Bupati Parigi Moutong, H. Erwin Burase, mengungkapkan bahwa kerja sama akan difokuskan pada tiga sektor prioritas, yakni pertanian, peternakan, dan pendidikan.
Di sektor pertanian, komoditas unggulan seperti durian dan kelapa menjadi perhatian utama, terutama dalam mendorong hilirisasi produk dan membuka akses pasar yang lebih luas, termasuk peluang ekspor.
Sementara itu, sektor peternakan diarahkan pada pengembangan budidaya ayam secara terintegrasi, guna memperkuat ketahanan pangan sekaligus meningkatkan nilai ekonomi masyarakat.
Pada sektor pendidikan, Pemerintah Kabupaten Parigi Moutong juga menyiapkan langkah konkret dengan menjajaki kerja sama dengan sejumlah perguruan tinggi di Gorontalo. Salah satu rencana strategis yang tengah disiapkan adalah pembangunan asrama mahasiswa sebagai bentuk dukungan bagi pelajar asal Parigi Moutong yang menempuh pendidikan di Gorontalo.
Gubernur Gorontalo, H. Gusnar Ismail, menyambut positif inisiatif tersebut. Ia menilai, kerja sama antar daerah menjadi instrumen penting dalam membuka akses pasar, memperkuat sektor unggulan, serta mendorong peningkatan kesejahteraan masyarakat.
“Kolaborasi seperti ini sangat penting untuk saling melengkapi potensi yang dimiliki masing-masing daerah,” ujarnya.
Usai audiensi, Bupati Parigi Moutong melanjutkan agenda dengan meninjau langsung sejumlah lokasi yang direncanakan sebagai tempat pembangunan asrama mahasiswa.
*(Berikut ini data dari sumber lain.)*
__global__ __launch_bounds__(kFitThreads) void fit_z_kernel(const float* __restrict__ points, int ps, int n,
                                                            const float* __restrict__ box_pos, int pos_dims,
                                                            const float* __restrict__ box_dims, int dims_dims,
                                                            const float* __restrict__ box_rot, int k, float box_height,
                                                            FitPartial* __restrict__ partials, int tiles_per_block) {
    __shared__ float px[kFitTile], py[kFitTile], pz[kFitTile];
    __shared__ FitPartial red[kFitThreads / 64][64];
    const int tid = threadIdx.x, lane = tid & 63, wave = tid >> 6;
    const int box = blockIdx.y * 64 + lane;
    const bool has = box < k;
    double bx = 0, by = 0, bz = 0, c = 1, s = 0;
    float hx = 0, hy = 0, hz = 0;
    if (has) {
        bx = box_pos[box * pos_dims + 0]; by = box_pos[box * pos_dims + 1];
        bz = pos_dims == 3 ? (double)box_pos[box * pos_dims + 2] : 0.0;
        const double th = (double)box_rot[box];
        c = cos(th); s = sin(th);
        hx = 0.5f * box_dims[box * dims_dims + 0]; hy = 0.5f * box_dims[box * dims_dims + 1];
        hz = 0.5f * (dims_dims == 3 ? box_dims[box * dims_dims + 2] : box_height);
    }
    FitPartial acc = {0, box_height, -box_height, 0.f, 0x7fffffff};
    const int tile0 = blockIdx.x * tiles_per_block;
    for (int t = 0; t < tiles_per_block; t++) {
        const int base = (tile0 + t) * kFitTile;
        if (base >= n) break;
        {
            const int i = base + tid;
            if (i < n) { px[tid] = points[(size_t)i * ps]; py[tid] = points[(size_t)i * ps + 1]; pz[tid] = points[(size_t)i * ps + 2]; }
        }
        __syncthreads();
        const int cntp = n - base < kFitTile ? n - base : kFitTile;
        if (has) {
            for (int j = wave; j < cntp; j += kFitThreads / 64) {
                const double dx = (double)px[j] - bx, dy = (double)py[j] - by;
                const float lx = (float)(c * dx + s * dy), ly = (float)(-s * dx + c * dy), lz = (float)((double)pz[j] - bz);
                if (fabsf(lx) < hx && fabsf(ly) < hy && fabsf(lz) < hz) {
                    acc.count++;
                    acc.zmax = fmaxf(acc.zmax, lz);
                    const int gi = base + j;
                    if (lz < acc.zmin || (lz == acc.zmin && gi < acc.zmin_idx)) { acc.zmin = lz; acc.zmin_sensor = pz[j]; acc.zmin_idx = gi; }
                }
            }
        }
        __syncthreads();
    }
    red[wave][lane] = acc;
    __syncthreads();
    if (wave == 0 && has) {
        FitPartial r = red[0][lane];
        for (int wv = 1; wv < kFitThreads / 64; wv++) {
            const FitPartial o = red[wv][lane];
            r.count += o.count;
            r.zmax = fmaxf(r.zmax, o.zmax);
            if (o.zmin < r.zmin || (o.zmin == r.zmin && o.zmin_idx < r.zmin_idx)) { r.zmin = o.zmin; r.zmin_sensor = o.zmin_sensor; r.zmin_idx = o.zmin_idx; }
        }
        partials[(size_t)blockIdx.x * k + box] = r;
    }
}

__global__ __launch_bounds__(64) void fit_z_final_kernel(const FitPartial* __restrict__ partials, int nblk, int k,
                                                         const float* __restrict__ points, int ps, int n, float box_height,
                                                         long long* __restrict__ num_pts, float* __restrict__ fz,
                                                         float* __restrict__ fh) {
    const int box = blockIdx.x, lane = threadIdx.x;
    if (box >= k) return;
    FitPartial r = {0, box_height, -box_height, 0.f, 0x7fffffff};
    for (int b = lane; b < nblk; b += 64) {
        const FitPartial o = partials[(size_t)b * k + box];
        r.count += o.count;
        r.zmax = fmaxf(r.zmax, o.zmax);
        if (o.zmin < r.zmin || (o.zmin == r.zmin && o.zmin_idx < r.zmin_idx)) { r.zmin = o.zmin; r.zmin_sensor = o.zmin_sensor; r.zmin_idx = o.zmin_idx; }
    }
#pragma unroll
    for (int off = 32; off > 0; off >>= 1) {
        FitPartial o;
        o.count = __shfl_xor(r.count, off);
        o.zmin = __shfl_xor(r.zmin, off);
        o.zmax = __shfl_xor(r.zmax, off);
        o.zmin_sensor = __shfl_xor(r.zmin_sensor, off);
        o.zmin_idx = __shfl_xor(r.zmin_idx, off);
        r.count += o.count;
        r.zmax = fmaxf(r.zmax, o.zmax);
        if (o.zmin < r.zmin || (o.zmin == r.zmin && o.zmin_idx < r.zmin_idx)) { r.zmin = o.zmin; r.zmin_sensor = o.zmin_sensor; r.zmin_idx = o.zmin_idx; }
    }
    if (lane != 0) return;
    const float height = fminf(fmaxf(r.zmax - r.zmin, 1.0f), 2.0f);
    const float zlow = r.count > 0 ? r.zmin_sensor : (n > 0 ? points[2] : 0.f);
    num_pts[box] = r.count;
    fh[box] = height;
    fz[box] = zlow + 0.5f * height;
}

__global__ void odom_inverse_minus_eye_kernel(const double* __restrict__ m_all, int batch, double* __restrict__ out_all) {
    const int b = blockIdx.x * blockDim.x + threadIdx.x;
    if (b >= batch) return;
    const double* m = m_all + (size_t)b * 16;
    double* o = out_all + (size_t)b * 16;
    const double a00 = m[0], a01 = m[1], a02 = m[2], a03 = m[3], a10 = m[4], a11 = m[5], a12 = m[6], a13 = m[7];
    const double a20 = m[8], a21 = m[9], a22 = m[10], a23 = m[11], a30 = m[12], a31 = m[13], a32 = m[14], a33 = m[15];
    const double s0 = a00 * a11 - a10 * a01, s1 = a00 * a12 - a10 * a02, s2 = a00 * a13 - a10 * a03;
    const double s3 = a01 * a12 - a11 * a02, s4 = a01 * a13 - a11 * a03, s5 = a02 * a13 - a12 * a03;
    const double c5 = a22 * a33 - a32 * a23, c4 = a21 * a33 - a31 * a23, c3 = a21 * a32 - a31 * a22;
    const double c2 = a20 * a33 - a30 * a23, c1 = a20 * a32 - a30 * a22, c0 = a20 * a31 - a30 * a21;
    const double inv = 1.0 / (s0 * c5 - s1 * c4 + s2 * c3 + s3 * c2 - s4 * c1 + s5 * c0);
    o[0] = (a11 * c5 - a12 * c4 + a13 * c3) * inv - 1.0;
    o[1] = (-a01 * c5 + a02 * c4 - a03 * c3) * inv;
    o[2] = (a31 * s5 - a32 * s4 + a33 * s3) * inv;
    o[3] = (-a21 * s5 + a22 * s4 - a23 * s3) * inv;
    o[4] = (-a10 * c5 + a12 * c2 - a13 * c1) * inv;
    o[5] = (a00 * c5 - a02 * c2 + a03 * c1) * inv - 1.0;
    o[6] = (-a30 * s5 + a32 * s2 - a33 * s1) * inv;
    o[7] = (a20 * s5 - a22 * s2 + a23 * s1) * inv;
    o[8] = (a10 * c4 - a11 * c2 + a13 * c0) * inv;
    o[9] = (-a00 * c4 + a01 * c2 - a03 * c0) * inv;
    o[10] = (a30 * s4 - a31 * s2 + a33 * s0) * inv - 1.0;
    o[11] = (-a20 * s4 + a21 * s2 - a23 * s0) * inv;
    o[12] = (-a10 * c3 + a11 * c1 - a12 * c0) * inv;
    o[13] = (a00 * c3 - a01 * c1 + a02 * c0) * inv;
    o[14] = (-a30 * s3 + a31 * s1 - a32 * s0) * inv;
    o[15] = (a20 * s3 - a21 * s1 + a22 * s0) * inv - 1.0;
}
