+    const int tid = threadIdx.x, lane = tid & 63;
+    const int wave = __builtin_amdgcn_readfirstlane(tid >> 6);
+    const int g = lane >> 4, px = lane & 15;
+    const int NG = N / X5_COLS;
+    const int xcd = blockIdx.x & 7, slot = blockIdx.x >> 3;
+    const int cg = slot % NG;
+    const int nstream = (int)gridDim.x / NG;
+    const int stream = (slot / NG) * 8 + xcd;
+    const int n0 = cg * X5_COLS + wave * 32;
+    const int npanel = (M + X5_PANEL - 1) / X5_PANEL;
+
+    x5_bf16x8 w0[2][KS], w1[2][KS];
+#pragma unroll
+    for (int b = 0; b < 2; ++b) {
+        const unsigned short* wrow = Wp + (size_t)(n0 + (px >> 2) * 8 + b * 4 + (px & 3)) * X5_K + g * 8;
+#pragma unroll
+        for (int s = 0; s < KS; ++s) {
+            w0[b][s] = *reinterpret_cast<const x5_bf16x8*>(wrow + s * 64);
+            w1[b][s] = *reinterpret_cast<const x5_bf16x8*>(wrow + s * 64 + 32);
+        }
+    }
+#pragma unroll
+    for (int b = 0; b < 2; ++b)
+#pragma unroll
+        for (int s = 0; s < KS; ++s) asm volatile("" : "+v"(w0[b][s]), "+v"(w1[b][s]));
+    if (BN) {
+        for (int c = tid; c < X5_COLS; c += 512) {
+            const int n = cg * X5_COLS + c;
+            const float sc = (gamma ? gamma[n] : 1.0f) * (1.0f / sqrtf(var[n] + eps));
+            s_sc[c] = sc;
+            s_sh[c] = fmaf(-mean[n], sc, beta ? beta[n] : 0.0f);
+        }
+        __syncthreads();
+    }
+
+    constexpr int OOB = (int)0x80000000;
+    const __amdgpu_buffer_rsrc_t xrs = __builtin_amdgcn_make_buffer_rsrc((void*)X, 0, (int)((size_t)M * X5_ROWB), 0x00020000);
+    const int rgrp = wave & 3, j0 = (wave >> 2) * 4;
+    const int drow = rgrp * 8 + (lane >> 3);
+    const int dchunk = ((lane & 7) ^ ((drow >> 1) & 7)) * 16;
+    auto issue = [&](int p, int st) {
+        const int m = p * X5_PANEL + drow;
+        const int voff = (p < npanel && m < M) ? (int)((size_t)m * X5_ROWB) + dchunk : OOB;
+        unsigned char* base = smem + st * X5_STAGE + rgrp * 1024;
+#pragma unroll
+        for (int j = 0; j < 4; ++j) x5_dma16(xrs, base + (j0 + j) * (X5_PANEL * 128), voff, (j0 + j) * 128);
+    };
+    const unsigned lds_base = (unsigned)(size_t)smem;
+
+    constexpr int NRES = RES ? (GATE ? 4 : 2) : 0;
+    auto row_off = [&](int m) { return (size_t)(m < M ? m : 0) * N + n0 + g * 8; };
+    uint4 rr[2][2];
+    unsigned rgate[2][2];
+    auto load_res = [&](int p, int buf) {
+#pragma unroll
+        for (int a = 0; a < 2; ++a) {
+            const int m = (p < npanel ? p : 0) * X5_PANEL + a * 16 + px;
+            rr[buf][a] = h_load16_once(R + row_off(m));
+            if (GATE) rgate[buf][a] = Rg[(size_t)(m < M ? m : 0) * (N >> 3) + ((n0 + g * 8) >> 3)];
+        }
+    };
+    float st1[STATS ? 8 : 1], st2[STATS ? 8 : 1];
+#pragma unroll
+    for (int q = 0; q < (STATS ? 8 : 1); ++q) { st1[q] = 0.f; st2[q] = 0.f; }
+
+    const int pfirst = stream, pstep = nstream;
+    auto valid = [&](int p) { return p < npanel; };
+    issue(valid(pfirst) ? pfirst : npanel, 0);
+    issue(valid(pfirst + pstep) ? pfirst + pstep : npanel, 1);
+    if (RES) load_res(valid(pfirst) ? pfirst : 0, 0);
+
+    auto panel = [&](int p, int it, auto cur_tag) {
+        constexpr int CUR = decltype(cur_tag)::value;
+        const int st = it % X5_STAGES;
+        if (it == 0) asm volatile("s_waitcnt vmcnt(%0)\n\ts_barrier" ::"n"(4 + NRES) : "memory");
+        else asm volatile("s_waitcnt vmcnt(%0)\n\ts_barrier" ::"n"(4 + 2 + NRES) : "memory");
+        if (RES) load_res(valid(p + pstep) ? p + pstep : 0, CUR ^ 1);
+        issue(valid(p + 2 * pstep) ? p + 2 * pstep : npanel, (it + 2) % X5_STAGES);
+
+        h_f32x4 acc[2][2];
+#pragma unroll
+        for (int a = 0; a < 2; ++a)
+#pragma unroll
+            for (int b = 0; b < 2; ++b) acc[a][b] = (h_f32x4){0.f, 0.f, 0.f, 0.f};
+        const unsigned fa = lds_base + (unsigned)(st * X5_STAGE + x5_lds_off(px, g));
+        const unsigned fb = fa ^ 64u;
+        x5_bf16x8 x0[2][2], x1[2][2];
+#define X5_READ(S, RG)                                                                                              \
+        x0[RG][0] = x5_lds_read<(S) * 4096>(fa);        x1[RG][0] = x5_lds_read<(S) * 4096>(fb);                    \
+        x0[RG][1] = x5_lds_read<(S) * 4096 + 2048>(fa); x1[RG][1] = x5_lds_read<(S) * 4096 + 2048>(fb);
+#define X5_STEP(S, RG)                                                                                              \
+        x5_lds_wait(x0[RG][0], x1[RG][0], x0[RG][1], x1[RG][1]);                                                    \
+        if ((S) + 1 < 8) { X5_READ(((S) + 1) & 7, (RG) ^ 1) }                                                        \
+        _Pragma("unroll") for (int a = 0; a < 2; ++a)                                                               \
+            _Pragma("unroll") for (int b = 0; b < 2; ++b) {                \
+                acc[a][b] = HT::mfma16(w0[b][S], x0[RG][a], acc[a][b]);                                             \
+                acc[a][b] = HT::mfma16(w1[b][S], x1[RG][a], acc[a][b]);                                             \
+            }
+        X5_READ(0, 0)
+        X5_STEP(0, 0) X5_STEP(1, 1) X5_STEP(2, 0) X5_STEP(3, 1) X5_STEP(4, 0) X5_STEP(5, 1) X5_STEP(6, 0) X5_STEP(7, 1)
+#undef X5_STEP
+#undef X5_READ
+        static_assert(KS == 8, "eight slabs");
+        float sc[8], sh[8];
+        if (BN) {
+            const int c0 = wave * 32 + g * 8;
+            const float4 s0 = *reinterpret_cast<const float4*>(&s_sc[c0]), s1 = *reinterpret_cast<const float4*>(&s_sc[c0 + 4]);
+            const float4 t0 = *reinterpret_cast<const float4*>(&s_sh[c0]), t1 = *reinterpret_cast<const float4*>(&s_sh[c0 + 4]);
+            sc[0] = s0.x; sc[1] = s0.y; sc[2] = s0.z; sc[3] = s0.w; sc[4] = s1.x; sc[5] = s1.y; sc[6] = s1.z; sc[7] = s1.w;
+            sh[0] = t0.x; sh[1] = t0.y; sh[2] = t0.z; sh[3] = t0.w; sh[4] = t1.x; sh[5] = t1.y; sh[6] = t1.z; sh[7] = t1.w;
+        }
+#pragma unroll
+        for (int a = 0; a < 2; ++a) {
+            const int m = p * X5_PANEL + a * 16 + px;
+            const bool ok = m < M;
+            float o[8];
+#pragma unroll
+            for (int b = 0; b < 2; ++b)
+#pragma unroll
+                for (int r = 0; r < 4; ++r)
+                    o[b * 4 + r] = BN ? fmaf(acc[a][b][r], sc[b * 4 + r], sh[b * 4 + r]) : acc[a][b][r];
+            if (RES) {
+                const uint4 v = rr[CUR][a];
+                const unsigned w4[4] = {v.x, v.y, v.z, v.w};
+                const unsigned gate = GATE ? rgate[CUR][a] : 0xFFu;
+#pragma unroll
+                for (int q = 0; q < 4; ++q) {
+                    float r0 = HT::lo(w4[q]), r1 = HT::hi(w4[q]);
+                    if (GATE) {
+                        r0 = ((gate >> (2 * q)) & 1u) ? r0 : 0.f;
+                        r1 = ((gate >> (2 * q + 1)) & 1u) ? r1 : 0.f;
+                    }
+                    o[2 * q] += r0;
+                    o[2 * q + 1] += r1;
+                }
+            }
+            if (RELU) {
+#pragma unroll
+                for (int q = 0; q < 8; ++q) o[q] = o[q] > 0.f ? o[q] : 0.f;
+            }
+            unsigned pk[4];
+#pragma unroll
+            for (int q = 0; q < 4; ++q) pk[q] = HT::pack(o[2 * q], o[2 * q + 1]);
+            if (STATS && ok) {
+#pragma unroll
+                for (int q = 0; q < 4; ++q) {
+                    const float v0 = HT::lo(pk[q]), v1 = HT::hi(pk[q]);
+                    st1[2 * q] += v0; st2[2 * q] = fmaf(v0, v0, st2[2 * q]);
+                    st1[2 * q + 1] += v1; st2[2 * q + 1] = fmaf(v1, v1, st2[2 * q + 1]);
+                }
+            }
+            if (ok) h_store16_out(Y + row_off(m), pk[0], pk[1], pk[2], pk[3]);
+        }
+    };
+    int it = 0, p = pfirst;
+    for (; valid(p + pstep); p += 2 * pstep, it += 2) {
+        panel(p, it, std::integral_constant<int, 0>());
+        panel(p + pstep, it + 1, std::integral_constant<int, 1>());
+    }
+    if (valid(p)) panel(p, it, std::integral_constant<int, 0>());
+    if (STATS) {
+#pragma unroll
+        for (int q = 0; q < 8; ++q) {
+#pragma unroll
+            for (int o = 1; o < 16; o <<= 1) {
+                st1[q] += __shfl_xor(st1[q], o, 64);
+                st2[q] += __shfl_xor(st2[q], o, 64);
+            }
+        }
+        if (px == 0) {
+            float* d = stats + ((size_t)stream * N + n0 + g * 8) * 2;
+#pragma unroll
+            for (int q = 0; q < 8; ++q) {
+                d[2 * q] = st1[q];
+                d[2 * q + 1] = st2[q];
+            }
+        }
+    }
+}
+
+static int x5_blocks(int64_t M, int N)
+{
+    const int NG = N / X5_COLS;
+    const long long npanel = (M + X5_PANEL - 1) / X5_PANEL;
+    static const int env_cus = [] { const char* e = getenv("HIAST_XCONV_CUS"); const int v = e ? atoi(e) : 0; return v >= 8 && v <= 256 ? v : 0; }();
+    const int cus = env_cus ? env_cus : hiast_grid_cus();
+    long long streams = cus / NG / 8 * 8;
+    if (streams < 8) streams = 8;
+    if (streams > npanel) streams = (npanel + 7) / 8 * 8;
+    return (int)(streams * NG);
+}
+
+}
+
+extern "C" int hiast_xconv512_ok(int64_t M, int K, int N, int planes, int taps, int out_f32, int has_bn, int has_res, int relu,
+                                 int has_gate, int gate_mask, int has_stats)
+{
+    const char* env = getenv("HIAST_XCONV512");
+    if ((env && atoi(env) == 0) || planes != 1 || taps != 1 || out_f32) return 0;
+    if (K != hiast::X5_K || N != 2048) return 0;
+    if (M < 4096 || M > (1ll << 31) / hiast::X5_ROWB - 64) return 0;
+    if (has_stats) return !(has_bn || has_res || relu || has_gate);
+    if (has_gate) return gate_mask && has_res && !relu && !has_bn;
+    if (has_bn) return has_res && relu;
+    return !relu;
+}
+
+int hiast_xconv512_stats_rows(int64_t M, int N)
+{
+    return hiast::x5_blocks(M, N) / (N / hiast::X5_COLS);
+}
+
+int hiast_xconv512_launch(const void* x, const void* wp, const float* gamma, const float* beta, const float* mean,
+                          const float* var, float eps, const void* res, int relu, void* y, int64_t M, int N, float* stats,
+                          const void* res_gate, int f16, hipStream_t st)
+{
+    using namespace hiast;
+    const dim3 grid((unsigned)x5_blocks(M, N));
+#define X5L(BNF, RESF, RELUF, GATEF, STATSF)                                                                          \
+    do {                                                                                                              \
+        if (f16)                                                                                                      \
+            hipLaunchKernelGGL((xconv512_kernel<BNF, RESF, RELUF, GATEF, STATSF, true>), grid, dim3(512), 0, st,       \
+                               (const unsigned short*)x, (const unsigned short*)wp, gamma, beta, mean, var, eps,      \
+                               (const unsigned short*)res, (const unsigned char*)res_gate, (unsigned short*)y, (int)M, N, \
+                               stats);                                                                                \
+        else                                                                                                          \
+            hipLaunchKernelGGL((xconv512_kernel<BNF, RESF, RELUF, GATEF, STATSF, false>), grid, dim3(512), 0, st,      \
+                               (const unsigned short*)x, (const unsigned short*)wp, gamma, beta, mean, var, eps,      \
+                               (const unsigned short*)res, (const unsigned char*)res_gate, (unsigned short*)y, (int)M, N, \
+                               stats);                                                                                \
+    } while (0)
+    const bool bn = mean != nullptr;
+    if (stats) { if (bn || res || relu || res_gate) return HIAST_E_RANGE; X5L(false, false, false, false, true); }
+    else if (res_gate) { if (bn || !res || relu) return HIAST_E_RANGE; X5L(false, true, false, true, false); }
+    else if (bn) { if (!res || !relu) return HIAST_E_RANGE; X5L(true, true, true, false, false); }
+    else if (relu) return HIAST_E_RANGE;
+    else if (res) X5L(false, true, false, false, false);
+    else X5L(false, false, false, false, false);
+#undef X5L
+    HIAST_CHECK_LAUNCH();
+    return 0;
+}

Tercatat, terdapat tiga titik lokasi yang disurvei dan akan dikaji lebih lanjut untuk menentukan pilihan paling strategis dan representatif.
Sebagai tindak lanjut, kedua pihak sepakat untuk segera memperkuat koordinasi teknis antar Organisasi Perangkat Daerah (OPD) dan merumuskan kerja sama tersebut dalam bentuk perjanjian resmi.
Sinergi ini diharapkan tidak berhenti pada wacana, melainkan berlanjut pada implementasi nyata yang mampu mendorong percepatan pembangunan serta meningkatkan kesejahteraan masyarakat di kedua wilayah.